** Opening DATA SECTION block **

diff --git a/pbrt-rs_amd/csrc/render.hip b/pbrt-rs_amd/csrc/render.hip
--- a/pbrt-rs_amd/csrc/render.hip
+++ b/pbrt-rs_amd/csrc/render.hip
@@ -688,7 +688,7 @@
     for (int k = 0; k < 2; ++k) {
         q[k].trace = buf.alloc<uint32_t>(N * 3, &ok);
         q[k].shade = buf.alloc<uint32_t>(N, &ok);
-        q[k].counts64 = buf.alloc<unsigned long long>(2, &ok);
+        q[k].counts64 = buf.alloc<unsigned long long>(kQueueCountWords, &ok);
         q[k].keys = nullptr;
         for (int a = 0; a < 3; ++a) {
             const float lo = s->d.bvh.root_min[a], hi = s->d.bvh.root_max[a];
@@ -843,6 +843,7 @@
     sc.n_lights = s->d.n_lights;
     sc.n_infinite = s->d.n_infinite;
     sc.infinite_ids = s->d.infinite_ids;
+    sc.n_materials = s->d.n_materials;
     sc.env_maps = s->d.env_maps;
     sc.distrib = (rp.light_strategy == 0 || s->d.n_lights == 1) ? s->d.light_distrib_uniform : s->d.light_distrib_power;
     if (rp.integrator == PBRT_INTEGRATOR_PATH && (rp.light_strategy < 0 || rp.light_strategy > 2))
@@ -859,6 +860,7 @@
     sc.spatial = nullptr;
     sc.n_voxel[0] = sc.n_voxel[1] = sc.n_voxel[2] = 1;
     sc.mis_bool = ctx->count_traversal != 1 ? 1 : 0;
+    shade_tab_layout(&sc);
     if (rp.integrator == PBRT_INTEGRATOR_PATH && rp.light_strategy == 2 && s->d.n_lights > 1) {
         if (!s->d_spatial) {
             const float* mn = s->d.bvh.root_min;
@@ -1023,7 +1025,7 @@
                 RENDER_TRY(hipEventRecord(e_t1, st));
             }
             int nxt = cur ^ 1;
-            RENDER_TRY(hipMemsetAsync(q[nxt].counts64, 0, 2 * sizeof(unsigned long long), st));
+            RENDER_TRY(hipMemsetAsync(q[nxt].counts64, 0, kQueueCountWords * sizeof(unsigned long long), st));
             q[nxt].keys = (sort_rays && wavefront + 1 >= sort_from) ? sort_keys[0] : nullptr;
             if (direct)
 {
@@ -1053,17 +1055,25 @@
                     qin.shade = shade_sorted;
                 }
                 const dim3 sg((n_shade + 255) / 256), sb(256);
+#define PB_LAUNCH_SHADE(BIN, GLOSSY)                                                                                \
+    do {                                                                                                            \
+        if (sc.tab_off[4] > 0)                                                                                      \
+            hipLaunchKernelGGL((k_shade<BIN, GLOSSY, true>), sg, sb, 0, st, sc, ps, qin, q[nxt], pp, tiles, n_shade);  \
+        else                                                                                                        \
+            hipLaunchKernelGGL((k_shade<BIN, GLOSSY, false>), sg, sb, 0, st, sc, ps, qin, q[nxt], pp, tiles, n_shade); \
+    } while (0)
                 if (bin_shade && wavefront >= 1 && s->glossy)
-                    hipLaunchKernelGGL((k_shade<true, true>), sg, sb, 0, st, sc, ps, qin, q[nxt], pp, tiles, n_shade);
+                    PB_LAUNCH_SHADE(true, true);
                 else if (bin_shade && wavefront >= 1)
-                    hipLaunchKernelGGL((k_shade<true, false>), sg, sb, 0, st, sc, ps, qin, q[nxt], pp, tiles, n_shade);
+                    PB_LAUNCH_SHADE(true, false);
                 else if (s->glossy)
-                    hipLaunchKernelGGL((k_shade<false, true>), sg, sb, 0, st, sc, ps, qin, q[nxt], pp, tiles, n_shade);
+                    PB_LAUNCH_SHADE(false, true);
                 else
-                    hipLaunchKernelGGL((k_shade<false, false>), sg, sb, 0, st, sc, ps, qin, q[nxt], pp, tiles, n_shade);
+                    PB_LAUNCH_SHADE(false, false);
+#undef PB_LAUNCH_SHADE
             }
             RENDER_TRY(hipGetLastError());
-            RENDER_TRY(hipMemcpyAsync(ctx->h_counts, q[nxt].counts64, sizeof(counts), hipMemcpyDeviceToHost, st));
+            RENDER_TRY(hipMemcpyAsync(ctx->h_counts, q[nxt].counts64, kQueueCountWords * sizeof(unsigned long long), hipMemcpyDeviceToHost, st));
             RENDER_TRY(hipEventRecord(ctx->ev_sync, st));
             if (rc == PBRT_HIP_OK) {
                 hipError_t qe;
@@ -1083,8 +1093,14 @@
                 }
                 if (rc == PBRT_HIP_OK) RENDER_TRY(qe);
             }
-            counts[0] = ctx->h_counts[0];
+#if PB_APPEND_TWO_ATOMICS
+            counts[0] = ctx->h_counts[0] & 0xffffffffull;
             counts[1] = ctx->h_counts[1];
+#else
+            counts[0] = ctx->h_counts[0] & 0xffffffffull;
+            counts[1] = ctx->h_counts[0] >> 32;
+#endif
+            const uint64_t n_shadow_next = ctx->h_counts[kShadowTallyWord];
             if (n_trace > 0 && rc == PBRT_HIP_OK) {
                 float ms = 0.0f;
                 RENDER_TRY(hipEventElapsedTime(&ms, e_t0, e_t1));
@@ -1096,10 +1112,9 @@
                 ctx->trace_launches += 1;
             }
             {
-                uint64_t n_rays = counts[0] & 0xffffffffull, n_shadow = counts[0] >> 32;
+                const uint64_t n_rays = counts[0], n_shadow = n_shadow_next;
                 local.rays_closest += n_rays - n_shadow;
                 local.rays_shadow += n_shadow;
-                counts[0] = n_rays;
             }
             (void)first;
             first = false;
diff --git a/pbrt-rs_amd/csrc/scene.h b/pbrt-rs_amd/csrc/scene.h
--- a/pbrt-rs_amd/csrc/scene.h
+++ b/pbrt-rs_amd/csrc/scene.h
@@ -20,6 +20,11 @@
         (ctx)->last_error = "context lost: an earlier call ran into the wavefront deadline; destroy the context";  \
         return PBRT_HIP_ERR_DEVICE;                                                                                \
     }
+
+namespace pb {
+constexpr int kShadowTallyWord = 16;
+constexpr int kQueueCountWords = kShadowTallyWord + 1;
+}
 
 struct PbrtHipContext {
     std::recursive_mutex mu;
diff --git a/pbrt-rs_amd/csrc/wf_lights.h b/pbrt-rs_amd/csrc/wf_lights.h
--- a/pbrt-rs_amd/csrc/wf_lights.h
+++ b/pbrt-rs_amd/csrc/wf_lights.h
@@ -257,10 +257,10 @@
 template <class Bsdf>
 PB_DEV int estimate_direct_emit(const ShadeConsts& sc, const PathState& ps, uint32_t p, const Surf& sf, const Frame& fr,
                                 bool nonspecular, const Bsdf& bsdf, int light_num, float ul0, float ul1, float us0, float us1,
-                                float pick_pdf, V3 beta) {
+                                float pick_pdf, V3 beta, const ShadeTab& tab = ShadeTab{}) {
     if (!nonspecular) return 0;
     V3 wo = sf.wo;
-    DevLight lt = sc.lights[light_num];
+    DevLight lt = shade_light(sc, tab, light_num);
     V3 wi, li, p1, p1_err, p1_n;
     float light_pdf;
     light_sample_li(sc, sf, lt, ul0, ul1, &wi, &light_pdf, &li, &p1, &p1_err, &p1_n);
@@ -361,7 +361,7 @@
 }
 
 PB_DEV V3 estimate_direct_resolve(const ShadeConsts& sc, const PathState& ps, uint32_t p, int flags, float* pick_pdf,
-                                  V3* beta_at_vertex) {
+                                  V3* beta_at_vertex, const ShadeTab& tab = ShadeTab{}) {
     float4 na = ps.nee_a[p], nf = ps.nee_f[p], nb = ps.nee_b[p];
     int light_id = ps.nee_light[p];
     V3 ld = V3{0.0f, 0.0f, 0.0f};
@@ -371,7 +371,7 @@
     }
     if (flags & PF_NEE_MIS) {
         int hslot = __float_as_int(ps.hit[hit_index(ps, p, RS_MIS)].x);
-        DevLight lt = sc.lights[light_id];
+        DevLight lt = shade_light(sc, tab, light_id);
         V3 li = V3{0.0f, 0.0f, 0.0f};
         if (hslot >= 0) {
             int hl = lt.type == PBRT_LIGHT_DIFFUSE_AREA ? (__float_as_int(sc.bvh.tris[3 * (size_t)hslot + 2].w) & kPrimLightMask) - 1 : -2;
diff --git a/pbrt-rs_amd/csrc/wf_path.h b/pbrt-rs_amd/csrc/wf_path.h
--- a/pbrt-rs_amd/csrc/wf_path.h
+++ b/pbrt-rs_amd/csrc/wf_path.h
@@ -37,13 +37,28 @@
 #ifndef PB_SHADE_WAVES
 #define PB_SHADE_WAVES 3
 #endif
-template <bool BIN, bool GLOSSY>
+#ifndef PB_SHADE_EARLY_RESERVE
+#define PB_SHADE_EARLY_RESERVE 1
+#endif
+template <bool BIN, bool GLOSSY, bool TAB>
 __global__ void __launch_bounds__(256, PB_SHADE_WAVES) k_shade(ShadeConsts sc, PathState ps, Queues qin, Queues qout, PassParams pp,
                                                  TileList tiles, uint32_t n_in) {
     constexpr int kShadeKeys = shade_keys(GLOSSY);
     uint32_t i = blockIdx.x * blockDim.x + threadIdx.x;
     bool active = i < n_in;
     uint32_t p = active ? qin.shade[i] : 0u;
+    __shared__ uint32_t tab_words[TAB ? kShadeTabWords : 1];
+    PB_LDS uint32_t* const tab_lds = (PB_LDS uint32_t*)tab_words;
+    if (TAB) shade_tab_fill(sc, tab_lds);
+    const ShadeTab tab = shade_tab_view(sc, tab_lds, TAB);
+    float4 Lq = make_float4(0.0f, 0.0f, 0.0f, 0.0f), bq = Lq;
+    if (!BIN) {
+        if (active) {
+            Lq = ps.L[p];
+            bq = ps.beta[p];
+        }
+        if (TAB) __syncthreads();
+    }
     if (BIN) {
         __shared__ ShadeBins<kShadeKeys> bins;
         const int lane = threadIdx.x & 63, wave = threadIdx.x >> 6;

** Closing DATA SECTION block **
** Opening DATA SECTION block **

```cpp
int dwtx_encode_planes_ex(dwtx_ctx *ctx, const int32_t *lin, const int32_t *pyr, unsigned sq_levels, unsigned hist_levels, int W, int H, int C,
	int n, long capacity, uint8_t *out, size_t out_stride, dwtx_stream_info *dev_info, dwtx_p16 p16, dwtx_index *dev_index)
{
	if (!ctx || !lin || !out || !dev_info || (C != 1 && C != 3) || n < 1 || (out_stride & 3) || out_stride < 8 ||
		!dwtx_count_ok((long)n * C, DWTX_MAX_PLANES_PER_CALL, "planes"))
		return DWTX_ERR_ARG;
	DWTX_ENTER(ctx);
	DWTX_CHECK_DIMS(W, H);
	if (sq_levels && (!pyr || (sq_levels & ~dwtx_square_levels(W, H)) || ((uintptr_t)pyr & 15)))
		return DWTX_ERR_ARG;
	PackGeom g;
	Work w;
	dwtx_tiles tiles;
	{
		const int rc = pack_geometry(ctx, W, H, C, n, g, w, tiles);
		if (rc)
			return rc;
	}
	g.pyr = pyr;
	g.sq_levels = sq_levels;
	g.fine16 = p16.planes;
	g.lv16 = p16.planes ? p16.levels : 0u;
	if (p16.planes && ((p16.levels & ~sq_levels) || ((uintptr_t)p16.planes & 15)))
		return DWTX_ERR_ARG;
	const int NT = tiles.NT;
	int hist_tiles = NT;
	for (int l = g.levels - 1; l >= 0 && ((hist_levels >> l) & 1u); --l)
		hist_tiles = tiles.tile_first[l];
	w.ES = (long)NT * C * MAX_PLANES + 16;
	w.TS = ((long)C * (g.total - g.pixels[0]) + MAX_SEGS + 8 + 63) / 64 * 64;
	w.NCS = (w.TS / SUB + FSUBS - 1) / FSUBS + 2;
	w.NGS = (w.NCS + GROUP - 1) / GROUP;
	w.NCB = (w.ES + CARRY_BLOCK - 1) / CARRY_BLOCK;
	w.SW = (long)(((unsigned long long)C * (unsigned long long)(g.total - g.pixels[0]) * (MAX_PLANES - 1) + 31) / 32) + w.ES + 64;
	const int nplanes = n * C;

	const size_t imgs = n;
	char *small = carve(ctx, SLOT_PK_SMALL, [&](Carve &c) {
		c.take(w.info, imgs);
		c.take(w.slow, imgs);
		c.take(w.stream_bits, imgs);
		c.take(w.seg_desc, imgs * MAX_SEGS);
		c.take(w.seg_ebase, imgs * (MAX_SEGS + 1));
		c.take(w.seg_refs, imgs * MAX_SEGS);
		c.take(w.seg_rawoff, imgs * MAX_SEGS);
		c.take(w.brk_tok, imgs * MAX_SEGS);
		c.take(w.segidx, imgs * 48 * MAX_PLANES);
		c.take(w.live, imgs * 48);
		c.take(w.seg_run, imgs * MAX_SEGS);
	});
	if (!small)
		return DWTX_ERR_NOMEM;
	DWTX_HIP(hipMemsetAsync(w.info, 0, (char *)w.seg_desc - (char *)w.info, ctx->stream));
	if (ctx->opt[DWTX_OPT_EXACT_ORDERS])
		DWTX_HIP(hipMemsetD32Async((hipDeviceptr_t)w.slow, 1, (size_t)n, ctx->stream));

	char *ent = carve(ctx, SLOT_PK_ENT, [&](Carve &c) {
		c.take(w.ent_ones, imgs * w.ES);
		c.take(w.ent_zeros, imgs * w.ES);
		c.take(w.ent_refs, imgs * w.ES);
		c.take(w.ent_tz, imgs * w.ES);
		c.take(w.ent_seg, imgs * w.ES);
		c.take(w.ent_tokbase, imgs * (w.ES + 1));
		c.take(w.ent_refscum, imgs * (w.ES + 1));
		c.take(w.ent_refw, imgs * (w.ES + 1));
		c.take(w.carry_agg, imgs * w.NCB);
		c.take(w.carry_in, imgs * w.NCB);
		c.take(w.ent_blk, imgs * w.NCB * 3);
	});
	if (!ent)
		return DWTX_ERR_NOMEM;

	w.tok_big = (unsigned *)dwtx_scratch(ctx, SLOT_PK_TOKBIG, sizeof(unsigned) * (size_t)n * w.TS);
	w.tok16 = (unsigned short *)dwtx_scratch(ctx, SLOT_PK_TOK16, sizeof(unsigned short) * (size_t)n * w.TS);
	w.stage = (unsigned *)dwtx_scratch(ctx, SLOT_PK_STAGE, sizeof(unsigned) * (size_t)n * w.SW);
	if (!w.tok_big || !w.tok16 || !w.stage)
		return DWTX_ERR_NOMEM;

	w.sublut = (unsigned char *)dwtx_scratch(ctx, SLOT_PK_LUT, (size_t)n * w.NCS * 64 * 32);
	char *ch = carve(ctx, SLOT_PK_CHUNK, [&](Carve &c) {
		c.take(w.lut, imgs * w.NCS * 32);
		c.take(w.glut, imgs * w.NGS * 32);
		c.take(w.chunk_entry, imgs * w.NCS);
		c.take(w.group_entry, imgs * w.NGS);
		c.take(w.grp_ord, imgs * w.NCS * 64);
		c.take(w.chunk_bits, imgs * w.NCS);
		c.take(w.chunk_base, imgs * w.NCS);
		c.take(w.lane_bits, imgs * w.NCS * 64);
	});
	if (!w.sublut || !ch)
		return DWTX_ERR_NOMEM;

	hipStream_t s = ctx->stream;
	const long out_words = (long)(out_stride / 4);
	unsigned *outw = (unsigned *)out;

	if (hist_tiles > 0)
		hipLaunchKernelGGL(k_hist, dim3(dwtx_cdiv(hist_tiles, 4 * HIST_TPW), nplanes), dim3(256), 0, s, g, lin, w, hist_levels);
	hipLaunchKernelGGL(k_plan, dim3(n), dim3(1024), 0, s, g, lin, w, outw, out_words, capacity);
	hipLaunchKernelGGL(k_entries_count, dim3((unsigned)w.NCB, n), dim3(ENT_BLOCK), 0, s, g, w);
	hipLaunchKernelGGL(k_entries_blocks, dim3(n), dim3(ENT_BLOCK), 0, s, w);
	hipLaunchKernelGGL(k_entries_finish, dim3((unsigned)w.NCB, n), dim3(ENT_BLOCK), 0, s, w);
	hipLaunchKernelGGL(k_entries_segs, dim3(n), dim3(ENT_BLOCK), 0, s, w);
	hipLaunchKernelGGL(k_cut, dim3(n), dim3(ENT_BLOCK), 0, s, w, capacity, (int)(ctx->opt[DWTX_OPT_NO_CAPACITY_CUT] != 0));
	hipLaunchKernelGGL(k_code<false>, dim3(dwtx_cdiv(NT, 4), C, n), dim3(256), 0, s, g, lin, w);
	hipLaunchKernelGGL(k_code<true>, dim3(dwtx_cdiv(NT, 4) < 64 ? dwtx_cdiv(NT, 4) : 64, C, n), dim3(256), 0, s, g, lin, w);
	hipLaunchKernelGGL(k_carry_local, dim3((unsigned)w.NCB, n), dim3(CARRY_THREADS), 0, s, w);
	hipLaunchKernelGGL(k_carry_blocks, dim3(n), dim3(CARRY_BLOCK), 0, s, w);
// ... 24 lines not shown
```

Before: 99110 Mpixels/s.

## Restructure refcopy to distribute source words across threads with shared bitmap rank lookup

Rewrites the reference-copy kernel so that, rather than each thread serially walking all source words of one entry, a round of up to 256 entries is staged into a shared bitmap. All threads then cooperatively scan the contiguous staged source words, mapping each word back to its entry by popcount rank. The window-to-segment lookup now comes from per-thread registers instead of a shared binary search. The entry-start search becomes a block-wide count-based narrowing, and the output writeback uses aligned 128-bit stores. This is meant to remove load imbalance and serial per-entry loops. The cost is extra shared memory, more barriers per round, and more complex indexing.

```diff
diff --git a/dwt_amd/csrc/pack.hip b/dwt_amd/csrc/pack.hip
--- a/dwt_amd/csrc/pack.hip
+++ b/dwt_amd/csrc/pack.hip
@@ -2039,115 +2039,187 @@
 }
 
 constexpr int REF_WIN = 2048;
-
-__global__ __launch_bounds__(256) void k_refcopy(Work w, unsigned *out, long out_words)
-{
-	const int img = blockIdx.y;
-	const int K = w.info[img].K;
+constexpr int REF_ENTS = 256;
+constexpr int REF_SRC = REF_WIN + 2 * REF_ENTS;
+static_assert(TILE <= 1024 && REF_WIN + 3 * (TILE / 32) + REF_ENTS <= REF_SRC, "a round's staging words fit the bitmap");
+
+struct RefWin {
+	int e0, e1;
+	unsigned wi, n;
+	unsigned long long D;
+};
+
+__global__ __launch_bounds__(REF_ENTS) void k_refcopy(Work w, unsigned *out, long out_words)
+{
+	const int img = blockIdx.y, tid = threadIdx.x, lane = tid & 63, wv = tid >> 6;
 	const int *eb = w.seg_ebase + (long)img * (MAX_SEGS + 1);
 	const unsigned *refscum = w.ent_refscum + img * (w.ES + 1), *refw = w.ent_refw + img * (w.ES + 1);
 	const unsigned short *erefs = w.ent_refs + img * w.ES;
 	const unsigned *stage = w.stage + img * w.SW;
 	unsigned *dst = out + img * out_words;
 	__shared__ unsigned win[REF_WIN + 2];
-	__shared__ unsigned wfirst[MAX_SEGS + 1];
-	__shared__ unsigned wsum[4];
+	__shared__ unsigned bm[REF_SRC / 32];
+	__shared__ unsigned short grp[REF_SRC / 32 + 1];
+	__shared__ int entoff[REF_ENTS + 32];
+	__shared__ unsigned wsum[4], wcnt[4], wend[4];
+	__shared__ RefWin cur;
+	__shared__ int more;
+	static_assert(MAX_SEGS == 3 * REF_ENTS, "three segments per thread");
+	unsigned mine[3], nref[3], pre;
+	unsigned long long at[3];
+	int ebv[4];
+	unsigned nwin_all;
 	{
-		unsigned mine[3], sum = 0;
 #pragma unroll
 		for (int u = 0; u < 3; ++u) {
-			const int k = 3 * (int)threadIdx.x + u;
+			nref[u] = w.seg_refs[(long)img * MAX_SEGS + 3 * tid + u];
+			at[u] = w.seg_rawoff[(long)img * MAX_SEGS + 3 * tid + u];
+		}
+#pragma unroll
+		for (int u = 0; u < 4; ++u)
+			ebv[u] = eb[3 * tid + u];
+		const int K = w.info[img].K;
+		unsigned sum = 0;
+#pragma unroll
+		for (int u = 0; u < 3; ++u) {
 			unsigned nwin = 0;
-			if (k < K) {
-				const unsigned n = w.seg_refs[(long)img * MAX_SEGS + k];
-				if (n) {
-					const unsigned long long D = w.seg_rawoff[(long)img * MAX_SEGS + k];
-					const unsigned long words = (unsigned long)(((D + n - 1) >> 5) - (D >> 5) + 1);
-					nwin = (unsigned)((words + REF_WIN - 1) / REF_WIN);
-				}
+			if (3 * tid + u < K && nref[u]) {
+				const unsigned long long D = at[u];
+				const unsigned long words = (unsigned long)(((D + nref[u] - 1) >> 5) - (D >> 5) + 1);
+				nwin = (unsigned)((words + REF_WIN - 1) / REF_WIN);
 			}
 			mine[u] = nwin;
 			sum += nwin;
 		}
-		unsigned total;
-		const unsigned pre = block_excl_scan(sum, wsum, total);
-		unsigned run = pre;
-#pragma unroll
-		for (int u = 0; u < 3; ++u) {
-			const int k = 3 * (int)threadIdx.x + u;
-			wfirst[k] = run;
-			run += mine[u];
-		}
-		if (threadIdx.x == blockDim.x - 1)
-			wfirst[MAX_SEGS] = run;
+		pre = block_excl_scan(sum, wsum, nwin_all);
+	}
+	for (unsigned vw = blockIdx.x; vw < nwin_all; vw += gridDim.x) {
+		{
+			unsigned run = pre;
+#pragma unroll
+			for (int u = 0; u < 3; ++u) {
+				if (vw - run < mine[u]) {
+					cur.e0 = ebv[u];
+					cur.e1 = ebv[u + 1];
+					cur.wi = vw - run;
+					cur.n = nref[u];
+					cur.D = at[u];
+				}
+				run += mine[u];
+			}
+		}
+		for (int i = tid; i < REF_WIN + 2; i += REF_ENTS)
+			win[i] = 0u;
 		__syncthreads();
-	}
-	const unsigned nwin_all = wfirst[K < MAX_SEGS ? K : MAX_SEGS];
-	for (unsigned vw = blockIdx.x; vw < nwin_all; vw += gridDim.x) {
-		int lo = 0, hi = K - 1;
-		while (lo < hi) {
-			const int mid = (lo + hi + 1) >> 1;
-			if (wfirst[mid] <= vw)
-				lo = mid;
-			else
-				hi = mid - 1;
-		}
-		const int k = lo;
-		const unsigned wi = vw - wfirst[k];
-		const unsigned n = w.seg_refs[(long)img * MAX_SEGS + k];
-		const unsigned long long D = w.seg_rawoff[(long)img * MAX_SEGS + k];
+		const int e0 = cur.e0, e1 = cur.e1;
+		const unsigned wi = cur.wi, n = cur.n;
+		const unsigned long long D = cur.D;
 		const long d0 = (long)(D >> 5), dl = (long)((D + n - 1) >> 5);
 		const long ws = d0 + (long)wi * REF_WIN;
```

** Closing DATA SECTION block **
** Opening DATA SECTION block **

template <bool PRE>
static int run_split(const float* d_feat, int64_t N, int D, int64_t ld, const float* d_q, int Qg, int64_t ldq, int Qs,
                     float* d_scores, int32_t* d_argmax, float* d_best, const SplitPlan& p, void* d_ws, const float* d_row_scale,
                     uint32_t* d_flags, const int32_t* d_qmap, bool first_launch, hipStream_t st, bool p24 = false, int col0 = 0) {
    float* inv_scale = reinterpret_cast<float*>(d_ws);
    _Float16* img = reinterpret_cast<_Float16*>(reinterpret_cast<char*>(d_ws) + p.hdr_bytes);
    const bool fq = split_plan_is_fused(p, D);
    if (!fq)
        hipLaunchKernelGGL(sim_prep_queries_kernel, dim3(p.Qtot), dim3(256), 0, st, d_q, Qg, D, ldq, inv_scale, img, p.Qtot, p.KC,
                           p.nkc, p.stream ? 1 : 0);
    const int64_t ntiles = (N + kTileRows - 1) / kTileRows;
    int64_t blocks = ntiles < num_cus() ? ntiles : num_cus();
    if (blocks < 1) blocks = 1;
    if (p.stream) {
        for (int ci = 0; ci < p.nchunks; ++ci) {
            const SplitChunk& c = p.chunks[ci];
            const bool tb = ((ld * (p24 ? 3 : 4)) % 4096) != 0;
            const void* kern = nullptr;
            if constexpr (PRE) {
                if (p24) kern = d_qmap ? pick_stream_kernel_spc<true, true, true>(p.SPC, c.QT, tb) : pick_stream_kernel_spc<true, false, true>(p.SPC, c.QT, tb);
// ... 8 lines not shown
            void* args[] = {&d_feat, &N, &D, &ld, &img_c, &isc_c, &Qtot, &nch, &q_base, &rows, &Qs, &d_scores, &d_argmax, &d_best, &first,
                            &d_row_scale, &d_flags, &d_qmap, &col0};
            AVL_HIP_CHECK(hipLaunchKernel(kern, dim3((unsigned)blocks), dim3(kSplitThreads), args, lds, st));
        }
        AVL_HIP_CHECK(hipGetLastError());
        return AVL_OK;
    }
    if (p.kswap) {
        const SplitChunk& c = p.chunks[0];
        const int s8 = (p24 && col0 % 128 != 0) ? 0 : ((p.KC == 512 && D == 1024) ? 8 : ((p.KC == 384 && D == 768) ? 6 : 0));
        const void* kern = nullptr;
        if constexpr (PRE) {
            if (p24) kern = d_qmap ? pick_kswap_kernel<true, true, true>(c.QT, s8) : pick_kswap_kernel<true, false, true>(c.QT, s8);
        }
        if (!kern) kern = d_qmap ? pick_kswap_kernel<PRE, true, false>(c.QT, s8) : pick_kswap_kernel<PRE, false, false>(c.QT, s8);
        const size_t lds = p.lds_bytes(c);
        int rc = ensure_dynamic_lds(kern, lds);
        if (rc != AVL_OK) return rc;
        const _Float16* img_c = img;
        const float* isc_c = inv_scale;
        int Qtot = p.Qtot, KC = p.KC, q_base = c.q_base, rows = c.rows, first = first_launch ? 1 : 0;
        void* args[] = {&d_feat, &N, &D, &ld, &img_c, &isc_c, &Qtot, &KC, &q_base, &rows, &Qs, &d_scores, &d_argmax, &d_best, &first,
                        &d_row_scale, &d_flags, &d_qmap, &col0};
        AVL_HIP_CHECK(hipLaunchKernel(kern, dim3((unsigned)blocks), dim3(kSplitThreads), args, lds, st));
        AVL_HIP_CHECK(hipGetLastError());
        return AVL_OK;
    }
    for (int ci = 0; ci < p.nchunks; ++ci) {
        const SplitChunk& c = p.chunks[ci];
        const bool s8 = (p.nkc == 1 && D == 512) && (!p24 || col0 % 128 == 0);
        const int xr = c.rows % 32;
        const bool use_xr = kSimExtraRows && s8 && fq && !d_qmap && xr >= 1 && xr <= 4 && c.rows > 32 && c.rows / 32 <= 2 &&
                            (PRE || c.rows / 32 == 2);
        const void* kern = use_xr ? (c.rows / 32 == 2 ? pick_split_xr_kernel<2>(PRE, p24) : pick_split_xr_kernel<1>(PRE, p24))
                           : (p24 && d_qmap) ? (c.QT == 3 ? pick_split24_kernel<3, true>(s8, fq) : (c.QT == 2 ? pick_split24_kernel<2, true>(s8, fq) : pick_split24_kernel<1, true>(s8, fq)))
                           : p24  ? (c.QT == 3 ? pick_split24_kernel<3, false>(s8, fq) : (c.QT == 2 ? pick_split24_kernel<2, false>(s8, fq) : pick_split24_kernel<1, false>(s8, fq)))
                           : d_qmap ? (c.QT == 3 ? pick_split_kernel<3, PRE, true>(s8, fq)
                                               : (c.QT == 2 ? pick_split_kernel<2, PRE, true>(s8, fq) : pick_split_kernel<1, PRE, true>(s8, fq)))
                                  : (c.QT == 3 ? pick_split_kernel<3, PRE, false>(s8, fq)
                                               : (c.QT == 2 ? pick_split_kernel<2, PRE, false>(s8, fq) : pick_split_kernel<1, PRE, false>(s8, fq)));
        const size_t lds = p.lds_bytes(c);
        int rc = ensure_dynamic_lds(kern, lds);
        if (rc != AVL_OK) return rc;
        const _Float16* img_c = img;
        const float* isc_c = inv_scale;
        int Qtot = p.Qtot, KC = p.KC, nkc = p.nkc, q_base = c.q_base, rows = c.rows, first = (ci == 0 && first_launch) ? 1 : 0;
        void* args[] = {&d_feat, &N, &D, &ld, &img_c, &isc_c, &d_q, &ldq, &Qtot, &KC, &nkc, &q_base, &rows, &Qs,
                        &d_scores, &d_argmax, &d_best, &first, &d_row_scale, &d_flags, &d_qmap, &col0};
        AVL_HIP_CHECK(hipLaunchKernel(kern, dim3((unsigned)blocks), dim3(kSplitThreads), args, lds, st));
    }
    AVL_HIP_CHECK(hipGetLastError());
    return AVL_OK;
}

** Closing DATA SECTION block **

EXERCISE DESCRIPTION: In the listing above, the lines from the one containing "ul1, &wi, &light_pdf, &li, &p1, &p1_err, &p1_n);" through the one containing "if (hslot >= 0)" must be set down exactly, with no other lines.

ANSWER SPACE:
     light_sample_li(sc, sf, lt, ul0, ul1, &wi, &light_pdf, &li, &p1, &p1_err, &p1_n);
@@ -361,7 +361,7 @@
 }
 
 PB_DEV V3 estimate_direct_resolve(const ShadeConsts& sc, const PathState& ps, uint32_t p, int flags, float* pick_pdf,
-                                  V3* beta_at_vertex) {
+                                  V3* beta_at_vertex, const ShadeTab& tab = ShadeTab{}) {
     float4 na = ps.nee_a[p], nf = ps.nee_f[p], nb = ps.nee_b[p];
     int light_id = ps.nee_light[p];
     V3 ld = V3{0.0f, 0.0f, 0.0f};
@@ -371,7 +371,7 @@
     }
     if (flags & PF_NEE_MIS) {
         int hslot = __float_as_int(ps.hit[hit_index(ps, p, RS_MIS)].x);
-        DevLight lt = sc.lights[light_id];
+        DevLight lt = shade_light(sc, tab, light_id);
         V3 li = V3{0.0f, 0.0f, 0.0f};
         if (hslot >= 0) {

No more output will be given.